++++ Exercise material ++++
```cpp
int pm_dw_plan_create(pmbrl_plan* p, int cus);
void pm_dw_plan_destroy(pmbrl_plan* p);
hipError_t pm_dw_upload_blocks(const std::vector<DwBlock>& blocks, DwBlock** out);
void pm_dw_bind_blocks(DwArgs& W, const DwBlock* blocks_d, const int* wave_first);
DwArgs pm_dw_call_args(const pmbrl_plan* p, void* workspace, int32_t* status, const RolloutArgs& A, bool rebuilt, bool streamed);
void pm_dw_launch(const pmbrl_plan* p, const DwArgs& W, hipStream_t s, hipEvent_t after = nullptr);
void pm_dw_stream_launch(const pmbrl_plan* p, const DwArgs& W, hipStream_t s);
void pm_dw_launch_range(const pmbrl_plan* p, const DwArgs& W, int k, hipStream_t s);
void pm_dw_blocks_launch(const DwArgs& W, hipStream_t s);
#define PM_NORM_MAXB 8192
void pm_dw_reduce_launch(hipStream_t s, const float* part, int nsplit, int n, int stride, float* grad,
                         const int* nvalid = nullptr, int chunks_per_step = 0, int chunks_per_split = 1, int norm_on = 0,
                         const int* status = nullptr, int expect = 0, long long* step = nullptr, const float* loss_r = nullptr,
                         const float* loss_w = nullptr, long long loss_n = 0, long long loss_per_step = 0, int col_lo = 0,
                         int col_hi = 0, int rows_in_range = 0);
void launch_weighted_sum(hipStream_t s, const float* a, const float* w, long long n, float* out, const int* nvalid,
                         long long n_per_step);
struct AdamStep {
  float *params, *grads, *exp_avg, *exp_avg_sq;
  int64_t n;
  int64_t step = 0;
  int64_t* step_d = nullptr;
  const int32_t* status = nullptr;
  int32_t expect = 0;
  double max_norm = 0.0;
  float* norm_out = nullptr;
  float* loss_out = nullptr;
  int n_loss_part = 0;
  bool norm_done = false;
  double lr = 0.0, beta1 = 0.0, beta2 = 0.0, eps = 0.0;
  const pmbrl_opt_rule* rule = nullptr;
};
int pm_adam_launch(hipStream_t s, const AdamStep& A);
struct OptGroupConsts {
  float wd;
  float decay;
  float sgn;
  int ams;
  double ln_b1, ln_b2;
};
inline OptGroupConsts pm_opt_group_consts(const pmbrl_opt_group& G) {
  const bool dec = G.flags & PMBRL_OPT_DECOUPLED;
  return {dec ? 0.f : (float)G.weight_decay, dec ? (float)(1.0 - G.lr * G.weight_decay) : 1.f,
          (G.flags & PMBRL_OPT_MAXIMIZE) ? -1.f : 1.f, (G.flags & PMBRL_OPT_AMSGRAD) ? 1 : 0, log(G.beta1), log(G.beta2)};
}
const char* pm_act_refusal(int32_t act, int n_hidden);
inline int pm_act_layers(int32_t act, int n_hidden) {
  if (act & PMBRL_ACT_PER_LAYER) return act & ~PMBRL_ACT_PER_LAYER;
  int v = 0;
  for (int l = 0; l < n_hidden; ++l) v |= PMBRL_ACT_LAYER(act, l);
  return v;
}
const char* pm_opt_rule_refusal(const pmbrl_opt_rule* r, int64_t n);
void pm_tail_hvec_launch(hipStream_t s, float* hvec, int world, int rank, const int* status, int H);
void pm_tail_hmin_launch(hipStream_t s, const float* hvec, int world, int* status, int H);
void pm_tail_pack_launch(hipStream_t s, float* xb, int n, int n_loss_part, int loss_here, const int* status, const int* err);
void pm_tail_finish_launch(hipStream_t s, const float* xb, float* g, long long n, int* status, int expect, long long* step,
                           const int* err);
void pm_p2p_describe(const pmbrl_p2p* p, int* rank, int* nranks, size_t* cap_bytes, int** err_d);
bool pm_reg_plan_ok(const pmbrl_plan* p);
bool pm_reg_shape_ok(const pmbrl_plan* p, int prec1);
bool pm_reg_mm_shape_ok(const pmbrl_plan* p, int prec1);
int pm_reg_mm_width(const pmbrl_plan* p);
size_t pm_reg_pack_bytes();
int pm_reg_resolve(pmbrl_plan* p);
bool pm_reg_can_run(const pmbrl_plan* p, const RolloutArgs& A, bool fwd);
struct ZtabArgs;
void pm_reg_pack_launch(const pmbrl_plan* p, char* ws, const float* pol_params, const float* dyn_params, int* wflag, int gen,
                        hipStream_t s, int* status_reset, const ZtabArgs* ztab);
void pm_reg_unpack_abits(const pmbrl_plan* p, char* ws, hipStream_t s);
void pm_reg_dw_rebuild_args(const pmbrl_plan* p, char* ws, DwArgs& W);
void pm_reg_launch(const pmbrl_plan* p, char* ws, const RolloutArgs& A, const float* pol_params, const float* dyn_params,
                   hipStream_t s, bool fwd, unsigned pub = 0, unsigned pub_tag = 0);
PmInstTable pm_fast_f32_instances();
PmInstTable pm_fast_split1_instances();
PmInstTable pm_fast_split2_instances();
PmInstTable pm_general_split_instances();
PmInstTable pm_general_act_instances();
PmInstTable pm_general_gmmr_instances();
PmInstTable pm_general_gmmr_act_instances();
```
++++
Work required:
Please write out the whole of the material exactly.

Result for this exercise:
```cpp
int pm_dw_plan_create(pmbrl_plan* p, int cus);
void pm_dw_plan_destroy(pmbrl_plan* p);
hipError_t pm_dw_upload_blocks(const std::vector<DwBlock>& blocks, DwBlock** out);
void pm_dw_bind_blocks(DwArgs& W, const DwBlock* blocks_d, const int* wave_first);
DwArgs pm_dw_call_args(const pmbrl_plan* p, void* workspace, int32_t* status, const RolloutArgs& A, bool rebuilt, bool streamed);
void pm_dw_launch(const pmbrl_plan* p, const DwArgs& W, hipStream_t s, hipEvent_t after = nullptr);
void pm_dw_stream_launch(const pmbrl_plan* p, const DwArgs& W, hipStream_t s);
void pm_dw_launch_range(const pmbrl_plan* p, const DwArgs& W, int k, hipStream_t s);
void pm_dw_blocks_launch(const DwArgs& W, hipStream_t s);
#define PM_NORM_MAXB 8192
void pm_dw_reduce_launch(hipStream_t s, const float* part, int nsplit, int n, int stride, float* grad,
                         const int* nvalid = nullptr, int chunks_per_step = 0, int chunks_per_split = 1, int norm_on = 0,
                         const int* status = nullptr, int expect = 0, long long* step = nullptr, const float* loss_r = nullptr,
                         const float* loss_w = nullptr, long long loss_n = 0, long long loss_per_step = 0, int col_lo = 0,
                         int col_hi = 0, int rows_in_range = 0);
void launch_weighted_sum(hipStream_t s, const float* a, const float* w, long long n, float* out, const int* nvalid,
                         long long n_per_step);
struct AdamStep {
  float *params, *grads, *exp_avg, *exp_avg_sq;
  int64_t n;
  int64_t step = 0;
  int64_t* step_d = nullptr;
  const int32_t* status = nullptr;
  int32_t expect = 0;
  double max_norm = 0.0;
  float* norm_out = nullptr;
  float* loss_out = nullptr;
  int n_loss_part = 0;
  bool norm_done = false;
  double lr = 0.0, beta1 = 0.0, beta2 = 0.0, eps = 0.0;
  const pmbrl_opt_rule* rule = nullptr;
};
int pm_adam_launch(hipStream_t s, const AdamStep& A);
struct OptGroupConsts {
  float wd;
  float decay;
  float sgn;
  int ams;
  double ln_b1, ln_b2;
};
inline OptGroupConsts pm_opt_group_consts(const pmbrl_opt_group& G) {
  const bool dec = G.flags & PMBRL_OPT_DECOUPLED;
  return {dec ? 0.f : (float)G.weight_decay, dec ? (float)(1.0 - G.lr * G.weight_decay) : 1.f,
          (G.flags & PMBRL_OPT_MAXIMIZE) ? -1.f : 1.f, (G.flags & PMBRL_OPT_AMSGRAD) ? 1 : 0, log(G.beta1), log(G.beta2)};
}
const char* pm_act_refusal(int32_t act, int n_hidden);
inline int pm_act_layers(int32_t act, int n_hidden) {
  if (act & PMBRL_ACT_PER_LAYER) return act & ~PMBRL_ACT_PER_LAYER;
  int v = 0;
  for (int l = 0; l < n_hidden; ++l) v |= PMBRL_ACT_LAYER(act, l);
  return v;
}
const char* pm_opt_rule_refusal(const pmbrl_opt_rule* r, int64_t n);
void pm_tail_hvec_launch(hipStream_t s, float* hvec, int world, int rank, const int* status, int H);
void pm_tail_hmin_launch(hipStream_t s, const float* hvec, int world, int* status, int H);
void pm_tail_pack_launch(hipStream_t s, float* xb, int n, int n_loss_part, int loss_here, const int* status, const int* err);
void pm_tail_finish_launch(hipStream_t s, const float* xb, float* g, long long n, int* status, int expect, long long* step,
                           const int* err);
void pm_p2p_describe(const pmbrl_p2p* p, int* rank, int* nranks, size_t* cap_bytes, int** err_d);
bool pm_reg_plan_ok(const pmbrl_plan* p);
bool pm_reg_shape_ok(const pmbrl_plan* p, int prec1);
bool pm_reg_mm_shape_ok(const pmbrl_plan* p, int prec1);
int pm_reg_mm_width(const pmbrl_plan* p);
size_t pm_reg_pack_bytes();
int pm_reg_resolve(pmbrl_plan* p);
bool pm_reg_can_run(const pmbrl_plan* p, const RolloutArgs& A, bool fwd);
struct ZtabArgs;
void pm_reg_pack_launch(const pmbrl_plan* p, char* ws, const float* pol_params, const float* dyn_params, int* wflag, int gen,
                        hipStream_t s, int* status_reset, const ZtabArgs* ztab);
void pm_reg_unpack_abits(const pmbrl_plan* p, char* ws, hipStream_t s);
void pm_reg_dw_rebuild_args(const pmbrl_plan* p, char* ws, DwArgs& W);
void pm_reg_launch(const pmbrl_plan* p, char* ws, const RolloutArgs& A, const float* pol_params, const float* dyn_params,
                   hipStream_t s, bool fwd, unsigned pub = 0, unsigned pub_tag = 0);
PmInstTable pm_fast_f32_instances();
PmInstTable pm_fast_split1_instances();
PmInstTable pm_fast_split2_instances();
PmInstTable pm_general_split_instances();
PmInstTable pm_general_act_instances();
PmInstTable pm_general_gmmr_instances();
PmInstTable pm_general_gmmr_act_instances();
```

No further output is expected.